# S14 BOV w/ HS Turbo Kit? Opinions?



## TofuShop (Oct 15, 2003)

Does anyone know how many psi a stock BOV from an S14 SR20DET can hold? I know that Wes is running (i think) 14psi using the HS turbo kit and i think that the BOV from an S14 can hold that.

YES i know that the HS kit already comes w/ a BOV but i like the sound from an S14 and i can get my hands on one for basically free (my brother's car). For those of you who are questioning my opinion.. listen to this short video i took of my brother's car. His BOV FLUTTERs .... im SO IN LOVE :fluffy: ((Click Me To Watch))


----------



## TheVodKA (Sep 19, 2002)

I dunno what it will hold, but if you want a cheap OEM BPV(not bov!), there is absolutely no better choice than a first gen eclipse bpv. It can easily hold more than 14, 22 lb+ of boost if crushed IIRC, and can be found much cheaper (50 bucks at any junkyard, 100 new.) Just trying to give u a heads up.


----------



## TofuShop (Oct 15, 2003)

vodKA said:


> I dunno what it will hold, but if you want a cheap OEM BPV(not bov!), there is absolutely no better choice than a first gen eclipse bpv. It can easily hold more than 14, 22 lb+ of boost if crushed IIRC, and can be found much cheaper (50 bucks at any junkyard, 100 new.) Just trying to give u a heads up.


yea i already know about crushed 1st gen blow off valves (which equates to BOV, what do u mean by BPV?) and how they can hold alot ... but i want my blow off valve to flutter !!! FLUTTER WHY WON'T YOU????


----------



## wes (Apr 30, 2002)

I am using the Greddy Type S. Not part of the HS kit.


----------



## NotAnotherHonda (Aug 7, 2003)

hey sorry to cut in on the thread, but i just ordered turbotommy's ic piping, which comes w a 1 gen dsm bov flange. i am getting a greddy type s, so will i have to weld on a new flange for it? or can i keep the same flange...i think i have to change it  thanks
tommy


----------



## TofuShop (Oct 15, 2003)

Bump ...

Anyone know how much boost a S14 Blow-Off-Valve can hold?


----------



## B14kid (Nov 18, 2003)

TofuShop said:


> yea i already know about crushed 1st gen blow off valves (which equates to BOV, what do u mean by BPV?) and how they can hold alot ... but i want my blow off valve to flutter !!! FLUTTER WHY WON'T YOU????


Just so you know, BPV=bypass valve.
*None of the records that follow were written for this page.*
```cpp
static int conv_run(const uint32_t* x_sp, int B, int H, int W, int Cin, const void* prepared, size_t prepared_bytes, int Cout,
                    int KH, int KW, int stride, int pad, int act, const uint32_t* residual_sp, const uint32_t* up_sp,
                    uint32_t* y_sp, float* y_f32, void* stream, const float* x_inv = nullptr, void* scratch = nullptr, size_t scratch_bytes = 0) {
  LOFTR_CHECK_ARG(x_sp && prepared && (y_sp || y_f32) && B >= 0 && H > 0 && W > 0 && Cin > 0 && Cout > 0);
  const bool shared_gpu = (act & LOFTR_CONV_SHARED_GPU) != 0;
  act &= ~LOFTR_CONV_SHARED_GPU;
  LOFTR_CHECK_ARG(KH > 0 && KW > 0 && stride > 0 && pad >= 0 && act >= 0 && act <= 2);
  if (B == 0) return LOFTR_OK;
  hipStream_t st = (hipStream_t)stream;
  ConvGeom g;
  g.H = H; g.W = W; g.Cp = ceil32(Cin); g.KH = KH; g.KW = KW; g.stride = stride; g.pad = pad;
  g.Ho = (H + 2 * pad - KH) / stride + 1;
  g.Wo = (W + 2 * pad - KW) / stride + 1;
  if (g.Ho <= 0 || g.Wo <= 0 || H >= 32768 || W >= 32768) return LOFTR_ERR_UNSUPPORTED;
  if (up_sp && ((g.Ho & 1) || (g.Wo & 1) || KH != 1 || KW != 1 || stride != 1 || pad != 0 || !y_sp || y_f32 || residual_sp || act != 0))
    return LOFTR_ERR_UNSUPPORTED;
  const long M = (long)B * g.Ho * g.Wo;
  if (M * (long)ceil32(Cout) >= (1L << 31) || (long)B * H * W * g.Cp >= (1L << 31)) return LOFTR_ERR_UNSUPPORTED;
  const int K = KH * KW * g.Cp;
  ConvPrepared pr;
  if (!conv_prepared_layout(const_cast<void*>(prepared), prepared_bytes, Cin, Cout, KH, KW, pr)) return LOFTR_ERR_WORKSPACE;
  sp_t* wsp = pr.wsp;
  float* bias = pr.bias;
  sp_t* zeros = pr.zeros;
  g.zeros = zeros;
  ConvArgs p;
  p.a = asrc_conv(x_sp, g);
  p.w = wsp; p.K = K; p.bias = bias; p.wscale = pr.wscale; p.x_inv = x_inv; p.residual = residual_sp; p.y_sp = y_sp; p.y_f32 = y_f32;
  p.M = (int)M; p.Cout = Cout; p.Coutp = ceil32(Cout); p.act = act;
  p.up = up_sp; p.Hl = g.Ho / 2; p.Wl = g.Wo / 2;
  p.sy = g.Ho > 1 ? (float)(p.Hl - 1) / (float)(g.Ho - 1) : 0.f;
  p.sx = g.Wo > 1 ? (float)(p.Wl - 1) / (float)(g.Wo - 1) : 0.f;
  if (loftr_debug_value(LOFTR_DBG_CONV_PATCH) && KH == 3 && KW == 3 && stride == 1 && pad == 1 && !up_sp) {
    Conv3Args c;
    c.x = x_sp; c.B = B; c.H = H; c.W = W; c.Cp = g.Cp; c.Cin = Cin; c.w = wsp; c.K = K; c.bias = bias; c.wscale = pr.wscale; c.x_inv = x_inv; c.residual = residual_sp;
    c.y_sp = y_sp; c.y_f32 = y_f32; c.Cout = Cout; c.Coutp = ceil32(Cout); c.act = act; c.zeros = zeros;
    c.tiles_x = ceil_div(W, c3::TX); c.tiles_y = ceil_div(H, c3::TY); c.pbuf = nullptr;
    const bool duo = loftr_debug_value(LOFTR_DBG_CONV_DUO) != 0;
    const bool wide = duo && c.Coutp == 32 * 7;
    TimedLaunch tl(wide ? LOFTR_T_CONV3W : LOFTR_T_CONV3, st);
    if (duo && c.Coutp % 128 == 0) {
      using CF = c3d::Cfg<4, 2, 4>;
      c.tiles_y = ceil_div(H, CF::TY);
      hipLaunchKernelGGL((conv3x3_duo_kernel<CF>), dim3(xcd_grid(B * c.tiles_x * c.tiles_y, c.Coutp / 128)), dim3(256), 0, st, c);
    } else if (duo && c.Coutp == 192) {
      using CF = c3d::Cfg<6, 2, 4, 8, 2>;
      c.tiles_y = ceil_div(H, CF::TY);
      hipLaunchKernelGGL((conv3x3_duo_kernel<CF>), dim3(xcd_grid(B * c.tiles_x * c.tiles_y, 1)), dim3(512), 0, st, c);
    } else if (wide && conv_rem_channels(Cout, KH, KW, stride) > 0 && !y_f32 && loftr_debug_value(LOFTR_DBG_CONV_REM) &&
               scratch && scratch_bytes >= (size_t)B * H * W * 9 * conv_rem_channels(Cout, KH, KW, stride) * 4) {
      using CF = c3d::Cfg<6, 2, 4, 8, 2, true>;
      c.tiles_y = ceil_div(H, CF::TY);
      c.pbuf = reinterpret_cast<float*>(scratch);
      hipLaunchKernelGGL((conv3x3_duo_kernel<CF>), dim3(xcd_grid(B * c.tiles_x * c.tiles_y, 1)), dim3(512), 0, st, c);
      LOFTR_CHECK_LAUNCH();
      const long npix = (long)B * H * W;
      if (Cout - 192 == 4)
        hipLaunchKernelGGL(conv_rem_gather_kernel<4>, dim3((unsigned)((npix + 255) / 256)), dim3(256), 0, st, c.pbuf, npix, H, W, 4, 192, c.Coutp,
                           bias, residual_sp, act, y_sp);
      else
        hipLaunchKernelGGL(conv_rem_gather_kernel<0>, dim3((unsigned)((npix + 255) / 256)), dim3(256), 0, st, c.pbuf, npix, H, W, Cout - 192, 192, c.Coutp,
                           bias, residual_sp, act, y_sp);
    } else if (wide) {
      using CF = c3d::Cfg<7, 2, 4, 8, 2>;
      c.tiles_y = ceil_div(H, CF::TY);
      hipLaunchKernelGGL((conv3x3_duo_kernel<CF>), dim3(xcd_grid(B * c.tiles_x * c.tiles_y, 1)), dim3(512), 0, st, c);
    } else
      hipLaunchKernelGGL(conv3x3_kernel, dim3(shared_gpu ? xcd_grid(B * c.tiles_x * c.tiles_y, ceil_div(c.Coutp, 128))
                                                         : persistent_grid(xcd_grid(B * c.tiles_x * c.tiles_y, ceil_div(c.Coutp, 128)))),
                         dim3(512), 0, st, c);
    LOFTR_CHECK_LAUNCH();
    return LOFTR_OK;
  }
  {
    TimedLaunch tl(LOFTR_T_CONV, st);
    if (up_sp)
      hipLaunchKernelGGL((conv_kernel<CfgD, true>), dim3(xcd_grid(ceil_div(p.M, CfgD::BM), ceil_div(p.Coutp, CfgD::BN))),
                         dim3(CfgD::THREADS), 0, st, p);
    else
      hipLaunchKernelGGL((conv_kernel<CfgD, false>), dim3(xcd_grid(ceil_div(p.M, CfgD::BM), ceil_div(p.Coutp, CfgD::BN))),
                         dim3(CfgD::THREADS), 0, st, p);
  }
  LOFTR_CHECK_LAUNCH();
  return LOFTR_OK;
}

#ifdef LOFTR_CONV_PROBE
extern "C" int loftr_conv_probe_buffer(void* buf) {
  long long* b = (long long*)buf;
  return hipMemcpyToSymbol(HIP_SYMBOL(g_conv_probe), &b, sizeof(b)) == hipSuccess ? LOFTR_OK : LOFTR_ERR_LAUNCH;
}
#endif

extern "C" int loftr_conv_prepare(const float* weight, const long* weight_strides, int Cin, int Cout, int KH, int KW,
                                  const float* bn_weight, const float* bn_bias, const float* bn_mean, const float* bn_var,
                                  float bn_eps, void* prepared, size_t prepared_bytes, void* stream) {
  return conv_prepare(weight, weight_strides, Cin, Cout, KH, KW, bn_weight, bn_bias, bn_mean, bn_var, bn_eps, prepared,
                      prepared_bytes, (hipStream_t)stream);
}

extern "C" int loftr_conv_bn_act_prepared(const uint32_t* x_sp, int B, int H, int W, int Cin, const void* prepared,
                                          size_t prepared_bytes, int Cout, int KH, int KW, int stride, int pad, int act,
                                          const uint32_t* residual_sp, const uint32_t* low_sp, uint32_t* y_sp, float* y_f32,
                                          const float* x_inv_scale, void* stream) {
  return conv_run(x_sp, B, H, W, Cin, prepared, prepared_bytes, Cout, KH, KW, stride, pad, act, residual_sp, low_sp, y_sp, y_f32,
                  stream, x_inv_scale);
}

extern "C" int loftr_conv_bn_act_prepared_scratch(const uint32_t* x_sp, int B, int H, int W, int Cin, const void* prepared,
                                                  size_t prepared_bytes, int Cout, int KH, int KW, int stride, int pad, int act,
                                                  const uint32_t* residual_sp, const uint32_t* low_sp, uint32_t* y_sp, float* y_f32,
                                                  const float* x_inv_scale, void* scratch, size_t scratch_bytes, void* stream) {
  return conv_run(x_sp, B, H, W, Cin, prepared, prepared_bytes, Cout, KH, KW, stride, pad, act, residual_sp, low_sp, y_sp, y_f32,
                  stream, x_inv_scale, scratch, scratch_bytes);
}

extern "C" int loftr_conv_bn_act(const uint32_t* x_sp, int B, int H, int W, int Cin, const float* weight,
                                 const long* weight_strides, int Cout, int KH, int KW, int stride, int pad, const float* bn_weight, const float* bn_bias,
                                 const float* bn_mean, const float* bn_var, float bn_eps, int act,
                                 const uint32_t* residual_sp, uint32_t* y_sp, float* y_f32, void* ws, size_t ws_bytes,
                                 const float* x_inv_scale, void* stream) {
  LOFTR_CHECK_ARG(x_sp && (y_sp || y_f32) && B >= 0 && H > 0 && W > 0);
  if (B == 0) return LOFTR_OK;
  const int rc = conv_prepare(weight, weight_strides, Cin, Cout, KH, KW, bn_weight, bn_bias, bn_mean, bn_var, bn_eps, ws, ws_bytes,
                              (hipStream_t)stream);
  if (rc != LOFTR_OK) return rc;
  return conv_run(x_sp, B, H, W, Cin, ws, ws_bytes, Cout, KH, KW, stride, pad, act, residual_sp, nullptr, y_sp, y_f32, stream, x_inv_scale);
}

extern "C" int loftr_conv1x1_upsample_add(const uint32_t* x_sp, int B, int H, int W, int Cin, const float* weight,
                                          const long* weight_strides, int Cout, const uint32_t* low_sp, uint32_t* y_sp,
                                          void* ws, size_t ws_bytes, void* stream) {
  LOFTR_CHECK_ARG(x_sp && low_sp && y_sp && B >= 0 && H > 0 && W > 0);
  if (B == 0) return LOFTR_OK;
  const int rc = conv_prepare(weight, weight_strides, Cin, Cout, 1, 1, nullptr, nullptr, nullptr, nullptr, 0.f, ws, ws_bytes,
                              (hipStream_t)stream);
  if (rc != LOFTR_OK) return rc;
  return conv_run(x_sp, B, H, W, Cin, ws, ws_bytes, Cout, 1, 1, 1, 0, 0, nullptr, low_sp, y_sp, nullptr, stream);
}

extern "C" int loftr_stem_conv_bn_relu(const float* x, const long* x_strides, int B, int H, int W, const float* weight,
                                       const long* weight_strides, int C0, const float* bn_weight, const float* bn_bias,
                                       const float* bn_mean, const float* bn_var, float bn_eps, uint32_t* y_sp,
                                       void* stream) {
  LOFTR_CHECK_ARG(x && x_strides && weight && weight_strides && y_sp && B >= 0 && H > 0 && W > 0 && C0 > 0);
  LOFTR_CHECK_ARG((bn_weight == nullptr) == (bn_bias == nullptr) && (bn_weight == nullptr) == (bn_mean == nullptr) &&
                  (bn_weight == nullptr) == (bn_var == nullptr));
  if (C0 > 128) return LOFTR_ERR_UNSUPPORTED;
  if (B == 0) return LOFTR_OK;
  const int Ho = (H + 6 - 7) / 2 + 1, Wo = (W + 6 - 7) / 2 + 1;
  hipLaunchKernelGGL(stem_conv_kernel, dim3(ceil_div(Wo, STEM_TX), ceil_div(Ho, STEM_TY), B), dim3(256), 0,
                     (hipStream_t)stream, x, x_strides[0], x_strides[2], x_strides[3], H, W, weight, weight_strides[0],
                     weight_strides[2], weight_strides[3], bn_weight, bn_bias, bn_mean, bn_var, bn_eps, C0, Ho, Wo, y_sp);
  LOFTR_CHECK_LAUNCH();
  return LOFTR_OK;
}
// ... 36 lines not shown
```

loftr_amd/csrc/misc.hip:

```cpp
#include "common.h"
#include <string.h>

namespace {
template <bool CL>
__global__ void pos_encode_flatten_kernel(loftr_fmap f, const float* __restrict__ pe,
                                          int pe_h, int pe_w, float* __restrict__ out, int C) {
  __shared__ float tile[32][33];
  const int H = f.H, W = f.W, HW = H * W;
  const int n = blockIdx.z, hw0 = blockIdx.x * 32, c0 = blockIdx.y * 32;
  const float* in = f.data + (long)n * f.sn;
  for (int k = threadIdx.y; k < 32; k += 8) {
    const int c = c0 + k, hw = hw0 + threadIdx.x;
    float v = 0.f;
    if (c < C && hw < HW) {
      const int y = hw / W, x = hw - y * W;
      v = pe[((long)c * pe_h + y) * pe_w + x];
      if (!CL) v += in[(long)c * f.sc + (long)y * f.sh + (long)x * f.sw];
    }
    tile[k][threadIdx.x] = v;
  }
  __syncthreads();
  for (int k = threadIdx.y; k < 32; k += 8) {
    const int hw = hw0 + k, c = c0 + threadIdx.x;
    if (hw < HW && c < C) {
      float v = tile[threadIdx.x][k];
      if (CL) { const int y = hw / W, x = hw - y * W; v += in[(long)y * f.sh + (long)x * f.sw + c]; }
      out[((long)n * HW + hw) * C + c] = v;
    }
  }
}
}

extern "C" int loftr_pos_encode_flatten(const loftr_fmap* feat, const float* pe, int pe_h, int pe_w, float* out,
                                        int N, int C, void* stream) {
  LOFTR_CHECK_ARG(feat && feat->data && pe && out && N >= 0 && C > 0 && feat->H > 0 && feat->W > 0 &&
                  feat->H <= pe_h && feat->W <= pe_w);
  if (N == 0) return LOFTR_OK;
  const dim3 grid(ceil_div(feat->H * feat->W, 32), ceil_div(C, 32), N), block(32, 8);
  if (feat->sc == 1)
    hipLaunchKernelGGL((pos_encode_flatten_kernel<true>), grid, block, 0, (hipStream_t)stream, *feat, pe, pe_h, pe_w, out, C);
  else
    hipLaunchKernelGGL((pos_encode_flatten_kernel<false>), grid, block, 0, (hipStream_t)stream, *feat, pe, pe_h, pe_w, out, C);
  LOFTR_CHECK_LAUNCH();
  return LOFTR_OK;
}

namespace {
struct DebugSwitch { const char* name; int def; int value; };
DebugSwitch g_debug[LOFTR_DBG_COUNT] = {{"encoder_schedule", 1, 1}, {"conv_persist_cap", 0, 0}, {"wgrad_chunk", 0, 0}, {"reduce_tall", 1, 1},
                                        {"pct_grid", 0, 0}, {"pct_skip", 0, 0}, {"pct_quota", 0, 0}, {"conv_duo", 1, 1}, {"conv_patch", 1, 1}, {"conv_rem", 1, 1},
                                        {"fine_waves", 0, 0}};
}
int loftr_debug_value(int key) { return (key >= 0 && key < LOFTR_DBG_COUNT) ? g_debug[key].value : 0; }
extern "C" int loftr_hip_debug_set(const char* key, int value) {
  LOFTR_CHECK_ARG(key != nullptr);
  for (auto& d : g_debug)
    if (strcmp(d.name, key) == 0) { d.value = value; return LOFTR_OK; }
  return LOFTR_ERR_BAD_ARG;
}
extern "C" int loftr_hip_debug_get(const char* key, int* value, int* default_value) {
  LOFTR_CHECK_ARG(key != nullptr && value != nullptr);
  for (auto& d : g_debug)
    if (strcmp(d.name, key) == 0) { *value = d.value; if (default_value) *default_value = d.def; return LOFTR_OK; }
  return LOFTR_ERR_BAD_ARG;
}

unsigned g_loftr_timing_mask = 0;
int g_loftr_range_check = 0;
extern "C" int loftr_hip_range_check_enable(int on) { g_loftr_range_check = on ? 1 : 0; return LOFTR_OK; }
namespace {
constexpr int T_POOL = 4096;
struct TimingSlot {
  hipEvent_t ev[T_POOL][2];
  int created, used;
  double total_ms; long long launches;
};
TimingSlot g_slots[LOFTR_T_COUNT];
const char* const T_NAMES[LOFTR_T_COUNT] = {"score_sweep_kernel<0>", "score_sweep_kernel<1>", "proj_kernel", "linear_kernel",
                                            "linear_ln_kernel", "proj_kv_kernel", "attn_apply_kernel",
                                            "attn_small_kernel", "gather_windows_kernel", "score_sweep_kernel<2>", "conv_kernel",
                                            "conv3x3_duo_kernel<Cfg<4,2,4,4,1>>", "conv3x3_duo_kernel<Cfg<7,2,4,8,2>>", "encoder_x_kernel", "fine_pair_kernel"};
void timing_drain(TimingSlot& s) {
  for (int i = 0; i < s.used; ++i) {
    float ms = 0.f;
    if (hipEventSynchronize(s.ev[i][1]) == hipSuccess && hipEventElapsedTime(&ms, s.ev[i][0], s.ev[i][1]) == hipSuccess) {
      s.total_ms += ms;
      s.launches += 1;
    }
  }
  s.used = 0;
}
}

void loftr_timing_mark(int id, hipStream_t st, bool end) {
  TimingSlot& s = g_slots[id];
  if (!end) {
    if (s.used >= T_POOL) return;
    if (s.used >= s.created) {
      if (hipEventCreate(&s.ev[s.created][0]) != hipSuccess || hipEventCreate(&s.ev[s.created][1]) != hipSuccess) return;
      s.created++;
    }
    (void)hipEventRecord(s.ev[s.used][0], st);
  } else {
    if (s.used >= s.created) return;
    (void)hipEventRecord(s.ev[s.used][1], st);
    s.used++;
  }
}

extern "C" int loftr_hip_timing_enable(unsigned mask) {
  g_loftr_timing_mask = mask & ((1u << LOFTR_T_COUNT) - 1u);
  return LOFTR_OK;
}

extern "C" int loftr_hip_timing_kernel_count(void) { return LOFTR_T_COUNT; }

extern "C" const char* loftr_hip_timing_kernel_name(int id) {
  return (id >= 0 && id < LOFTR_T_COUNT) ? T_NAMES[id] : "";
}

extern "C" int loftr_hip_timing_read(int id, double* total_ms, long long* launches, int reset) {
  LOFTR_CHECK_ARG(id >= 0 && id < LOFTR_T_COUNT && total_ms && launches);
  TimingSlot& s = g_slots[id];
  timing_drain(s);
  *total_ms = s.total_ms;
  *launches = s.launches;
  if (reset) { s.total_ms = 0.0; s.launches = 0; }
  return LOFTR_OK;
}

extern "C" int loftr_hip_abi_version(void) { return LOFTR_HIP_ABI_VERSION; }

extern "C" const char* loftr_hip_status_string(int status) {
  switch (status) {
    case LOFTR_OK: return "ok";
    case LOFTR_ERR_BAD_ARG: return "bad argument (null pointer or invalid shape)";
// ... 18 lines not shown
```

Measured before the change: 470.2 image-pairs/s.

## Add full-width 256x256 conv tile kernel for 224/256-channel convolutions

Adds a conv kernel whose tile covers the whole output-channel width (BM=256, BN=256) for layers with 224 or 256 padded output channels. It uses split-fp16 MFMA with separate A/B LDS rings and an optional deeper A prefetch. The upsample epilogue is reworked to park 64-column slices in the dead LDS ring. The path is picked by a CU-count wave-quantisation heuristic comparing full-width tiles to two half-width tiles, and is on by default. The aim is to load each A tile once instead of twice and to reduce tail-wave waste, at the cost of fewer blocks, higher register and LDS use, and lower occupancy.

```diff
diff --git a/loftr_amd/csrc/common.h b/loftr_amd/csrc/common.h
--- a/loftr_amd/csrc/common.h
+++ b/loftr_amd/csrc/common.h
@@ -52,9 +52,12 @@
   LOFTR_DBG_CONV_PATCH,
   LOFTR_DBG_CONV_REM,
   LOFTR_DBG_FINE_WAVES,
+  LOFTR_DBG_CONV_FULL,
+  LOFTR_DBG_CONV_LAST,
   LOFTR_DBG_COUNT
 };
 int loftr_debug_value(int key);
+void loftr_debug_record(int key, int value);
 extern unsigned g_loftr_timing_mask;
 extern int g_loftr_range_check;
 void loftr_timing_mark(int id, hipStream_t st, bool end);
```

But you're right, its the same thing


----------



## TheVodKA (Sep 19, 2002)

Not necessarily. Under no circumstance could you vent a BPV atmospherically (must be recirced), whereas a BOV has the option of venting atmospherically or recirc'ing


----------



## AznVirus (May 8, 2002)

i found this on the sr20 forums, but supposedly for the Greddy Type S you have to modify it a bit for recirculation. well heres the instructions:

Here is how you adjust the GReddy Type for recirculation mode: 

1. disassemble the BOV by removing the allen screws that secure the purple portion of the BOV. 

2. Inside, you will find an inner spring and an outer spring. Remove the outer spring and put it aside. 

3. Reassemble the BOV using only the inner spring inside. As you reassemble the the valve, be sure that the adjusting
screw is in place and sticking down about 1/4". This helps align the upper spring perch. 

4. Once assembled, unscrew the adjusting screw and remove the locking nut from the adjusting screw. Wrap the lower
half of the threads of the adjusting screw with plenty of Teflon tape. 

5. Screw the newly wrapped adjusting screw back into the BOV. Screw it in only a few turns. 

6. Get a hand held vacuum pump with built in vacuum gauge. These can be rented or purchased from an auto parts store. 

7. Attach the hose from the pump to the upper nipple of the BOV. Apply vacuum to the BOV by squeezing the pump.
Continue pumping until you see the plunger of the valve BEGIN to lift off its seat. Note at what vacuum level this
occurs by looking at the reading on the gauge built into the pump. 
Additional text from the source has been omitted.